(Data excerpts)
_DTYPES = {torch.float32: F32, torch.bfloat16: BF16, torch.float16: F16}

EXPORTS = (
    'bvq_abi_version', 'bvq_last_error', 'bvq_unary', 'bvq_stats_pre', 'bvq_scalar_clamp', 'bvq_tensor_clamp',
    'bvq_tensor_clamp_bwd', 'bvq_abs_binary_sign_grad_bwd', 'bvq_stats_workspace_bytes', 'bvq_stats',
    'bvq_absmax_scale', 'bvq_running_stats_update', 'bvq_scale_from_stat', 'bvq_shard_pack', 'bvq_shard_unpack', 'bvq_abs_moments_workspace_bytes', 'bvq_abs_moments',
    'bvq_abs_affine_bwd', 'bvq_kth_workspace_bytes', 'bvq_kth_value', 'bvq_kth_pair', 'bvq_kth_passes',
    'bvq_kth_hist_offset', 'bvq_kth_begin', 'bvq_kth_hist', 'bvq_kth_pick', 'bvq_kth_finish', 'bvq_stat_bwd', 'bvq_tie_info_bytes', 'bvq_stat_tie_scan', 'bvq_stat_tie_apply', 'bvq_stat_tie_apply_dscale', 'bvq_fakequant_fwd', 'bvq_stats_fakequant_fwd_workspace_bytes', 'bvq_stats_fakequant_fwd',
    'bvq_fakequant_bwd_workspace_bytes', 'bvq_fakequant_bwd_stats_workspace_bytes', 'bvq_fakequant_bwd_stats', 'bvq_fakequant_bwd',
    'bvq_learned_scale', 'bvq_fakequant_bwd_learned', 'bvq_variant_fwd', 'bvq_variant_bwd_workspace_bytes', 'bvq_variant_bwd',
    'bvq_fakequant_fwd_bounds', 'bvq_fakequant_bwd_bounds', 'bvq_histc', 'bvq_absmax_scale_running', 'bvq_selftest_div_f16r',
    'bvq_kthw_plan', 'bvq_kthw_begin', 'bvq_kthw_hist', 'bvq_kthw_pick', 'bvq_kthw_finish',
    'bvq_absmax_onepass_supported', 'bvq_absmax_scale_onepass', 'bvq_fakequant_bwd_stats_onepass_supported',
    'bvq_fakequant_bwd_stats_onepass', 'bvq_scale_from_stat_running', 'bvq_fakequant_bwd_shard',
    'bvq_shard_unpack_deposit', 'bvq_absmax_list_supported', 'bvq_absmax_scale_list', 'bvq_weight_list_supported',
    'bvq_weight_quant_list_fwd', 'bvq_weight_quant_list_bwd_workspace_bytes', 'bvq_weight_quant_list_bwd')


class QuantDesc(ctypes.Structure):
    _fields_ = [
        ('outer', ctypes.c_int64), ('channels', ctypes.c_int64), ('inner', ctypes.c_int64),
        ('x_dtype', ctypes.c_int32), ('ct_dtype', ctypes.c_int32), ('scale_dtype', ctypes.c_int32),
        ('zp_dtype', ctypes.c_int32), ('scale_per_channel', ctypes.c_int32),
        ('zp_per_channel', ctypes.c_int32), ('qmin', ctypes.c_float), ('qmax', ctypes.c_float),
        ('round_mode', ctypes.c_int32), ('scalar_mode', ctypes.c_int32), ('clamp_ste', ctypes.c_int32),
        ('out_kind', ctypes.c_int32), ('pre_op', ctypes.c_int32), ('codes_dtype', ctypes.c_int32)]


class VariantDesc(ctypes.Structure):
    _fields_ = [
        ('outer', ctypes.c_int64), ('channels', ctypes.c_int64), ('inner', ctypes.c_int64), ('kind', ctypes.c_int32),
        ('x_dtype', ctypes.c_int32), ('ct_dtype', ctypes.c_int32), ('scale_dtype', ctypes.c_int32),
        ('zp_dtype', ctypes.c_int32), ('scale_per_channel', ctypes.c_int32), ('round_mode', ctypes.c_int32),
        ('clamp_ste', ctypes.c_int32), ('scalar_mode', ctypes.c_int32), ('qmin', ctypes.c_float),
        ('qmax', ctypes.c_float), ('threshold', ctypes.c_float), ('trunc_scale', ctypes.c_float)]


VAR_BINARY, VAR_CLAMPED_BINARY, VAR_TERNARY, VAR_DECOUPLED, VAR_TRUNC = range(5)

WEIGHT_LIST_MAX = 16


class WeightItem(ctypes.Structure):
    _fields_ = [
        ('x', ctypes.c_void_p), ('y', ctypes.c_void_p), ('stat', ctypes.c_void_p), ('scale', ctypes.c_void_p),
        ('g', ctypes.c_void_p), ('dx', ctypes.c_void_p), ('dscale', ctypes.c_void_p), ('channels', ctypes.c_int64),
        ('inner', ctypes.c_int64), ('min_val', ctypes.c_double), ('int_threshold', ctypes.c_double),
        ('qmin', ctypes.c_float), ('qmax', ctypes.c_float), ('use_min', ctypes.c_int32), ('clamp_ste', ctypes.c_int32)]


class BvqError(RuntimeError):
    pass


def _load(path=None, strict=True):
    path = path or LIB_PATH
    if not os.path.exists(path):
        raise ImportError(
            'brevitas_amd: %s is missing. Build it with `python -m brevitas_amd.csrc.build` '
            '(needs hipcc, gfx950). There is no fallback backend.' % path)
    lib = ctypes.CDLL(path)
    vp, i64, i32, dbl = ctypes.c_void_p, ctypes.c_int64, ctypes.c_int, ctypes.c_double
    lib.bvq_abi_version.restype = i32
    lib.bvq_last_error.restype = ctypes.c_char_p
    sig = {
        'bvq_unary': (i32, [i32, i32, vp, vp, i64, vp]),
        'bvq_scalar_clamp': (i32, [i32, vp, vp, i64, dbl, i32, dbl, i32, vp]),
        'bvq_tensor_clamp': (i32, [i32, vp, vp, vp, i32, vp, i64, vp]),
        'bvq_tensor_clamp_bwd': (i32, [i32, vp, vp, vp, vp, i32, vp, i64, vp]),
        'bvq_abs_binary_sign_grad_bwd': (i32, [i32, vp, vp, vp, i64, vp]),
        'bvq_stats_workspace_bytes': (i64, [i32, i32, i64, i64, i64]),
        'bvq_stats': (i32, [i32, i32, vp, i64, i64, i64, i32, vp, vp, i64, vp]),
        'bvq_stats_pre': (i32, [i32, i32, i32, vp, i64, i64, i64, i32, vp, vp, i64, vp]),
        'bvq_stat_bwd': (i32, [i32, i32, vp, vp, vp, vp, i64, i64, i64, i32, vp, i64, vp]),
        'bvq_fakequant_fwd': (i32, [ctypes.POINTER(QuantDesc), vp, vp, vp, vp, vp, vp]),
        'bvq_stats_fakequant_fwd_workspace_bytes': (i64, [ctypes.POINTER(QuantDesc), vp, vp]),
        'bvq_stats_fakequant_fwd': (i32, [ctypes.POINTER(QuantDesc), vp, dbl, i32, dbl, vp, vp, vp, vp, i64, vp]),
        'bvq_fakequant_bwd_workspace_bytes': (i64, [ctypes.POINTER(QuantDesc)]),
        'bvq_fakequant_bwd_stats_workspace_bytes': (i64, [ctypes.POINTER(QuantDesc)]),
        'bvq_fakequant_bwd_stats': (i32, [ctypes.POINTER(QuantDesc), vp, vp, vp, vp, vp, vp, vp, i32, dbl, i32, vp, i64, vp]),
        'bvq_fakequant_bwd_stats_onepass_supported': (i32, [ctypes.POINTER(QuantDesc)]),
        'bvq_fakequant_bwd_stats_onepass': (i32, [ctypes.POINTER(QuantDesc), vp, vp, vp, vp, vp, vp, vp, i32, dbl, i32, vp, i64, vp, i64, vp]),
        'bvq_absmax_scale': (i32, [i32, i32, vp, i64, i64, i64, vp, dbl, i32, dbl, i32, vp, vp, i64, vp]),
        'bvq_absmax_scale_running': (i32, [i32, i32, vp, i64, i64, i64, vp, dbl, i32, dbl, i32, vp, i32, vp, dbl, i32, vp, i64, vp]),
        'bvq_absmax_onepass_supported': (i32, [i32, vp, i64, i64, i64]),
        'bvq_absmax_scale_onepass': (i32, [i32, i32, vp, i64, i64, i64, i32, vp, dbl, i32, dbl, i32, vp, i32, vp, dbl, i32, vp, i64, vp]),
        'bvq_absmax_list_supported': (i32, [i32, i32, vp, vp, i64, vp]),
        'bvq_absmax_scale_list': (i32, [i32, i32, vp, vp, i64, vp, vp, dbl, i32, dbl, i32, vp, vp, i64, vp, i64, vp]),
        'bvq_running_stats_update': (i32, [i32, vp, i32, vp, i64, dbl, i32, vp]),
        'bvq_scale_from_stat': (i32, [vp, i64, i32, vp, dbl, i32, dbl, i32, vp, vp]),
        'bvq_scale_from_stat_running': (i32, [vp, i64, i32, vp, dbl, i32, dbl, i32, vp, i32, vp, dbl, i32, vp]),
        'bvq_fakequant_bwd_shard': (i32, [ctypes.POINTER(QuantDesc), vp, vp, vp, vp, vp, vp, vp, vp, i32, vp, i64, vp, i64, vp]),
        'bvq_shard_unpack_deposit': (i32, [i32, vp, vp, vp, i32, i64, i32, vp, i64, i32, dbl, i32, i32, vp, vp]),
        'bvq_shard_pack': (i32, [vp, vp, i64, i32, i32, vp, vp]),
        'bvq_shard_unpack': (i32, [vp, i32, i64, i32, i32, vp, vp, vp, vp]),
        'bvq_abs_moments_workspace_bytes': (i64, [i32, i64, i64, i64]),
        'bvq_abs_moments': (i32, [i32, vp, i64, i64, i64, vp, vp, i64, vp]),
        'bvq_abs_affine_bwd': (i32, [i32, vp, vp, vp, vp, i64, i64, i64, vp]),
        'bvq_kth_workspace_bytes': (i64, [i32, i64, i64, i64]),
        'bvq_kth_value': (i32, [i32, i32, vp, i64, i64, i64, i64, vp, vp, i64, vp]),
        'bvq_kth_pair': (i32, [i32, i32, vp, i64, i64, i64, i64, i64, vp, vp, i64, vp]),
        'bvq_kth_passes': (i32, [i32]),
        'bvq_kth_hist_offset': (i64, [i32, i64, i32]),
        'bvq_kth_begin': (i32, [i32, i64, i32, i64, dbl, vp, i64, vp]),
        'bvq_kth_hist': (i32, [i32, i32, vp, i64, i64, i64, i32, vp, i64, vp]),
        'bvq_kth_pick': (i32, [i32, i64, i32, i32, dbl, vp, i64, vp]),
        'bvq_kth_finish': (i32, [i32, i32, i64, vp, vp, i64, vp]),
        'bvq_kthw_plan': (i32, [i32, i32, i32, vp, vp]),
        'bvq_kthw_begin': (i32, [i32, i32, vp, i64, vp]),
        'bvq_kthw_hist': (i32, [i32, i32, vp, i64, i32, vp, i64, vp]),
        'bvq_kthw_pick': (i32, [i32, i32, i32, i32, i64, dbl, vp, i64, vp]),
        'bvq_kthw_finish': (i32, [i32, i32, vp, vp, i64, vp]),
        'bvq_tie_info_bytes': (i64, [i64]),
        'bvq_stat_tie_scan': (i32, [i32, i32, vp, vp, i64, i64, i64, vp, vp, vp]),
        'bvq_stat_tie_apply': (i32, [i32, i32, i32, vp, vp, vp, vp, vp, vp, i64, i64, i64, i32, vp]),
        'bvq_stat_tie_apply_dscale': (i32, [i32, i32, vp, vp, vp, i32, dbl, i32, vp, vp, vp, i64, i64, i64, vp]),
        'bvq_fakequant_bwd': (i32, [ctypes.POINTER(QuantDesc), vp, vp, vp, vp, vp, vp, vp, vp, vp, vp, i64, vp]),
        'bvq_learned_scale': (i32, [i32, vp, i64, dbl, i32, dbl, i32, vp, vp]),
        'bvq_histc': (i32, [i32, vp, i64, vp, i32, vp, vp]),
        'bvq_selftest_div_f16r': (i32, [vp, i32, vp, i32, vp, vp]),
        'bvq_fakequant_fwd_bounds': (i32, [ctypes.POINTER(QuantDesc), vp, vp, vp, vp, vp, vp]),
        'bvq_fakequant_bwd_bounds': (i32, [ctypes.POINTER(QuantDesc), vp, vp, vp, vp, vp, vp, vp, vp, vp, i64, vp]),
        'bvq_variant_fwd': (i32, [ctypes.POINTER(VariantDesc), vp, vp, vp, vp, vp, vp, vp]),
        'bvq_variant_bwd_workspace_bytes': (i64, [ctypes.POINTER(VariantDesc)]),
        'bvq_variant_bwd': (i32, [ctypes.POINTER(VariantDesc), vp, vp, vp, vp, vp, vp, vp, vp, vp, vp, i64, vp]),
        'bvq_weight_list_supported': (i32, [i32, i32, i32, vp, i64]),
        'bvq_weight_quant_list_fwd': (i32, [i32, i32, i32, i32, vp, vp]),
        'bvq_weight_quant_list_bwd_workspace_bytes': (i64, [i32, i32, vp]),
        'bvq_weight_quant_list_bwd': (i32, [i32, i32, i32, i32, i32, vp, vp, i64, vp, i64, vp]),
        'bvq_fakequant_bwd_learned': (i32, [ctypes.POINTER(QuantDesc), vp, vp, vp, vp, vp, vp, vp, i32, dbl, i32, dbl, vp, vp, vp, i64, vp]),
    }
    for name, (res, args) in sig.items():
        fn = getattr(lib, name, None)
        if fn is None:
            if strict:
                raise ImportError('brevitas_amd: %s does not export %s' % (path, name))
            continue
        fn.restype = res
        fn.argtypes = args
    ver = lib.bvq_abi_version()
    if ver != ABI_VERSION:
        raise ImportError('brevitas_amd: libbvq.so has ABI %d, this package needs %d' % (ver, ABI_VERSION))
    return lib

** Problem requirements **
From the entries above, show each line that includes the string "outer".

** Answer section **
        ('outer', ctypes.c_int64), ('channels', ctypes.c_int64), ('inner', ctypes.c_int64),
        ('outer', ctypes.c_int64), ('channels', ctypes.c_int64), ('inner', ctypes.c_int64), ('kind', ctypes.c_int32),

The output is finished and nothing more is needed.